Acoustic energy decreases gradually as it propagates through the intervening tissues. Anatomically the pancreas lies in deep abdomen and is surrounded by many important anatomic structures. The gas-containing organs such as the gastrointestinal (GI) tracts are poor transmitters of US beam which affects HIFU targeting and ablation 13. In our pilot study, damage to the adjacent tissues was observed due to gas in the GI tracts. In the present study, we chose small mongrel pigs weighing only about 25 kg and carefully emptied the GI tract by fasting and senna-induced catharsis before HIFU. In addition, a rubber bag filled with degassed water was placed between the integrated transducer and skin. In Group B and C, a water bag with proper pressure was able to expel the intervening tissues and shorten the distance between the transducer and the pancreas. The necrotic volumes in Group A were somewhat larger than those in Group B and C (but not significant), probably due to the presence of gas ex vivo. In this study, the volumes of coagulation necrosis in all samples were within an ideal range. The actual biological focal regions might not be necessarily equal to physical focus regions in HIFU treatment 14.

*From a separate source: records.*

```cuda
PB_HD void qshmm_error_segment(const QsView &T, const PhiloxKeys &K, uint32_t read_id, uint32_t pass, uint32_t p_start,
                               bool first_segment, uint16_t *ev, SegResult &res) {
  const uint32_t c1 = pass << 16;
  QsLaneTotals t;
  t.nsub = t.nins = t.ndel = t.prob = t.big = 0;
  uint64_t prob = 0;
  uint8_t qsave[PB_TILE];
  for (uint32_t j = 0; j < PB_TILE; j += PB_GROUP) {
    uint32_t qv[PB_GROUP], e[PB_GROUP];
    if (T.has_model) {
#pragma unroll
      for (uint32_t u = 0; u < PB_GROUP; ++u) qv[u] = ev[j + u] & 0x7Fu;
    } else {
      qs_freq_qualities(T, K, read_id, c1, p_start + j, qv);
    }
#pragma unroll
    for (uint32_t u = 0; u < PB_GROUP; ++u) qsave[j + u] = (uint8_t)qv[u];
    t.prob = 0;
    uint32_t w0, w1;
    qs_error_lane(T.fast, K, read_id, c1, p_start + j, qv, w0, w1, t);
    e[0] = w0 & 0xFFFFu; e[1] = w0 >> 16; e[2] = w1 & 0xFFFFu; e[3] = w1 >> 16;
    prob += t.prob;
#pragma unroll
    for (uint32_t u = 0; u < PB_GROUP; ++u) ev[j + u] = (uint16_t)e[u];
  }
  if (t.big) {
    qshmm_segment_generic(T, K, read_id, pass, p_start, first_segment, qsave, ev, res);
    return;
  }
  if (first_segment) t.ndel -= qs_fix_leading(T, K, read_id, c1, ev);
  res.n_entries = PB_TILE;
  res.ref_adv = PB_TILE - t.nins + t.ndel;
  res.nsub = t.nsub;
  res.ndel = t.ndel;
  res.flags = 0;
  res.pad = 0;
  res.prob = prob;
}

struct HpProbe {
  uint32_t enabled;
  WindowRef win;
  const uint32_t *xm;
  const uint8_t *bias_one;
  PB_HD bool suppress(uint32_t r_prev) const {
    const uint32_t g = win.gidx(r_prev);
    const uint32_t blk = g >> 10;
    if (((xm[blk >> 5] >> (blk & 31u)) & 1u) == 0u) return false;
    return bias_one[win.hp(r_prev)] == 0;
  }
};

struct TileWalk {
  uint32_t n_entries, positions, ref_adv, nsub, ndel;
  uint32_t ended;
  uint64_t prob;
};

PB_HD TileWalk qshmm_walk_tile(uint16_t *ev, uint32_t n_entries, uint32_t R_start, uint32_t wlen,
                               const QsFast *fast, const HpProbe &hp, uint32_t *blocked_io = nullptr,
                               uint32_t p_left = 0xFFFFFFFFu) {
  TileWalk t;
  t.n_entries = 0; t.positions = 0; t.ref_adv = 0; t.nsub = 0; t.ndel = 0; t.ended = 0; t.prob = 0;
  uint32_t R = R_start;
  bool blocked = blocked_io ? (*blocked_io != 0u) : false;
  for (uint32_t i = 0; i < n_entries; ++i) {
    const uint32_t v = ev[i];
    const uint32_t kind = (v >> 7) & 3u;
    const bool cont = kind == 3u;
    const uint32_t part = cont ? ((v & 0x7Fu) | ((v >> 9) << 7)) : (v >> 12);
    bool last_position = false;
    if (!cont) {
      if (R >= wlen || t.positions >= p_left) { t.ended = 1; break; }
      t.prob += fast[v & 0x7Fu].prob;
      t.positions += 1u;
      t.nsub += (kind == PB_KIND_SUB) ? 1u : 0u;
      R += (kind == PB_KIND_INS) ? 0u : 1u;
      blocked = false;
      if (t.positions == p_left) blocked = last_position = true;
    }
    uint32_t take = 0;
    if (!blocked) {
      const uint32_t room = wlen - R;
      uint32_t lim = part < room ? part : room;
      if (hp.enabled) {
        for (uint32_t j = 0; j < lim; ++j) {
          if (R + j != 0u && hp.suppress(R + j - 1u)) { lim = j; break; }
        }
      }
      take = lim;
      if (take < part) blocked = true;
    }
    if (take != part) {
      if (cont) ev[i] = (uint16_t)((take & 0x7Fu) | (3u << 7) | ((take >> 7) << 9));
      else ev[i] = (uint16_t)((v & 0x0FFFu) | (take << 12));
    }
    t.ndel += take;
    R += take;
    t.n_entries = i + 1u;
    if (R >= wlen || last_position) { t.ended = 1; break; }
  }
  t.ref_adv = R - R_start;
  if (blocked_io) *blocked_io = blocked ? 1u : 0u;
  return t;
}

struct SegRead {
  uint32_t n_tiles, rlen, ncol, nsub, nins, ndel, flags;
  double accuracy;
};

PB_HD uint32_t qshmm_segments_for(uint32_t wlen, float rho) {
  const double need = (double)wlen * (double)rho * 1.015 + 8.0 * sqrt((double)wlen) + 64.0;
  return (uint32_t)((need + (double)(PB_TILE - 1u)) / (double)PB_TILE);
}

PB_HD void qshmm_finish_segmented(uint16_t *ev_base, const SegResult *seg, uint32_t n_seg, uint32_t wlen,
                                  const QsFast *fast, const HpProbe &hp, Ckpt *ck, SegRead &out,
                                  uint32_t p_len = 0xFFFFFFFFu) {
  uint32_t R = 0, P = 0, D = 0, nsub = 0;
// ... 412 lines not shown
```

Measured before the change: 114.3.
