VLY_DEVINL uint4 ldcg_v4(const void* p) {
  uint4 r;
  asm volatile("ld.global.cg.v4.u32 {%0, %1, %2, %3}, [%4];\n" : "=r"(r.x), "=r"(r.y), "=r"(r.z), "=r"(r.w) : "l"(p) : "memory");
  return r;
}
VLY_DEVINL float ldcg_bf16(const __nv_bfloat16* p) {
  unsigned short v;
  asm volatile("ld.global.cg.u16 %0, [%1];\n" : "=h"(v) : "l"(p) : "memory");
  return __uint_as_float((uint32_t)v << 16);
}
VLY_DEVINL void mma_m16n8k16_bf16(float (&d)[4], uint32_t a0, uint32_t a1, uint32_t a2, uint32_t a3, uint32_t b0, uint32_t b1) {
  asm volatile("mma.sync.aligned.m16n8k16.row.col.f32.bf16.bf16.f32 {%0,%1,%2,%3}, {%4,%5,%6,%7}, {%8,%9}, {%0,%1,%2,%3};\n"
               : "+f"(d[0]), "+f"(d[1]), "+f"(d[2]), "+f"(d[3])
               : "r"(a0), "r"(a1), "r"(a2), "r"(a3), "r"(b0), "r"(b1));
}

VLY_DEVINL uint32_t ld_acquire_u32(const unsigned int* p) {
  uint32_t v;
  asm volatile("ld.acquire.gpu.global.u32 %0, [%1];\n" : "=r"(v) : "l"(p) : "memory");
  return v;
}
VLY_DEVINL void fence_proxy_async_global() { asm volatile("fence.proxy.async.global;\n" ::: "memory"); }

VLY_DEVINL void grid_sync_consumers(unsigned int* counter, unsigned int target, int ct) {
  asm volatile("bar.sync 2, 544;" ::: "memory");
  if (ct == 0) {
    asm volatile("red.release.gpu.global.add.u32 [%0], 1;\n" ::"l"(counter) : "memory");
    while ((int)(ld_acquire_u32(counter) - target) < 0) {
    }
  }
  asm volatile("bar.sync 2, 544;" ::: "memory");
}

VLY_DEVINL void mega_attention_phase(const StepParams& p, const PhaseDesc& d, const int cw, const int lane, const int pos) {
  const int len = pos + 1;
  const int n_warps = 16 * (int)gridDim.x;
  int ikeys = p.attn_ikeys;
  if (ikeys == 0) {
    if (p.B * p.nH * ((len + 15) >> 4) <= n_warps) ikeys = 16;
    else
      for (ikeys = 32; ikeys < 256; ikeys += 16)
        if (p.B * p.nH * ((len + ikeys - 1) / ikeys) <= n_warps + n_warps / 20) break;
  }
  const int n_act = (len + ikeys - 1) / ikeys;
  const int items = p.B * p.nH * n_act;
  const int hl = lane & 15, hw = lane >> 4;
  for (int it = cw * gridDim.x + blockIdx.x; it < items; it += gridDim.x * 16) {
    const int split = it % n_act, bh = it / n_act;
    const int b = bh / p.nH, h = bh - b * p.nH;
    const int k0 = split * ikeys, nk = min(len - k0, ikeys);
    const __nv_bfloat16* kb = d.kcache + ((size_t)bh * p.Smax + k0) * 128 + hl * 8;
    const __nv_bfloat16* vb = d.vcache + ((size_t)bh * p.Smax + k0) * 128 + hl * 8;
    const uint32_t* kbw = p.key_bits + (size_t)b * p.mask_words;
    float qf[8];
    {
      const uint4 w = ldcg_v4(p.q + (size_t)b * p.H + h * 128 + hl * 8);
      qf[0] = bf16_lo(w.x); qf[1] = bf16_hi(w.x); qf[2] = bf16_lo(w.y); qf[3] = bf16_hi(w.y);
      qf[4] = bf16_lo(w.z); qf[5] = bf16_hi(w.z); qf[6] = bf16_lo(w.w); qf[7] = bf16_hi(w.w);
    }
    float m_run = -INFINITY, l_run = 0.f;
    float o[8] = {0.f, 0.f, 0.f, 0.f, 0.f, 0.f, 0.f, 0.f};
#pragma unroll 1
    for (int kk0 = 0; kk0 < nk; kk0 += 16) {
      const uint32_t kbits = __ldg(kbw + ((k0 + kk0) >> 5)) >> ((k0 + kk0) & 31);
      uint4 kw[8], vw[8];
#pragma unroll
      for (int j = 0; j < 8; ++j) {
        const int key = kk0 + 2 * j + hw;
        const bool ok = key < nk;
        kw[j] = ok ? ldcg_v4(kb + (size_t)key * 128) : make_uint4(0, 0, 0, 0);
        vw[j] = ok ? ldcg_v4(vb + (size_t)key * 128) : make_uint4(0, 0, 0, 0);
      }
      float sc[8];
#pragma unroll
      for (int j = 0; j < 8; ++j) {
        const uint4 w = kw[j];
        sc[j] = qf[0] * bf16_lo(w.x) + qf[1] * bf16_hi(w.x) + qf[2] * bf16_lo(w.y) + qf[3] * bf16_hi(w.y) +
                qf[4] * bf16_lo(w.z) + qf[5] * bf16_hi(w.z) + qf[6] * bf16_lo(w.w) + qf[7] * bf16_hi(w.w);
      }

In the present study, we demonstrated that HIFU is effective and safe for the ablation of the pancreas in a swine model. Our results provide evidence supporting the clinical application of HIFU in patients with pancreatic cancer.

Table 2

Biochemistry results pre- and post-HIFU in group C

	Pre-HIFU	Day 0	Day 1	Day 2	Day 3	Day 5	Day 7
Urine
Amylas (U/L)	80.3±26.1	78.4±20.1	134.8±33.5	127.5±26.7	111.5±16.6	106.5±16.8	92.8±20.6
Blood
Amylas (U/L)	564.6±115.9	539.1±157.8	759.5±127.6	780.5±76.4	667.5±137.2	542.5±173.5	587.5±148.4
Glucose (mmol/L)	4.29±1.43	4.76±1.11	4.48±1.09	4.40±0.65	4.63±1.47	4.95±1.57	4.68 ±1.54
Total bilirubin (μmol/L)	14.4±6.1	15.3 ±6.3	16.9±4.9	19.9±4.4	12.1±3.1	12.2±3.2	11.2±2.5
Leukocyte (×109/L)	12.9±1.96	13.5±1.56	13.1±1.35	13.4±1.74	12.1±1.63	12.5±1.57	14.0±1.48
AST (mmol/L)	71.5±29.9	76.9±32.2±	78.3±21.3	59.5±27.3	54.2±31.1	99.0±35.5	49.8±38.4
BUN (mmol/L)	3.24±0.89	3.99±1.71	4.30±1.60	3.09±2.19	4.25±1.09	3.42±1.21	3.60±0.80

Data are presented as means±SD; All dataP > 0.05 vs pre-HIFU.

AST:glutamic oxaloacetic transaminase; BUN: blood urea nitrogen.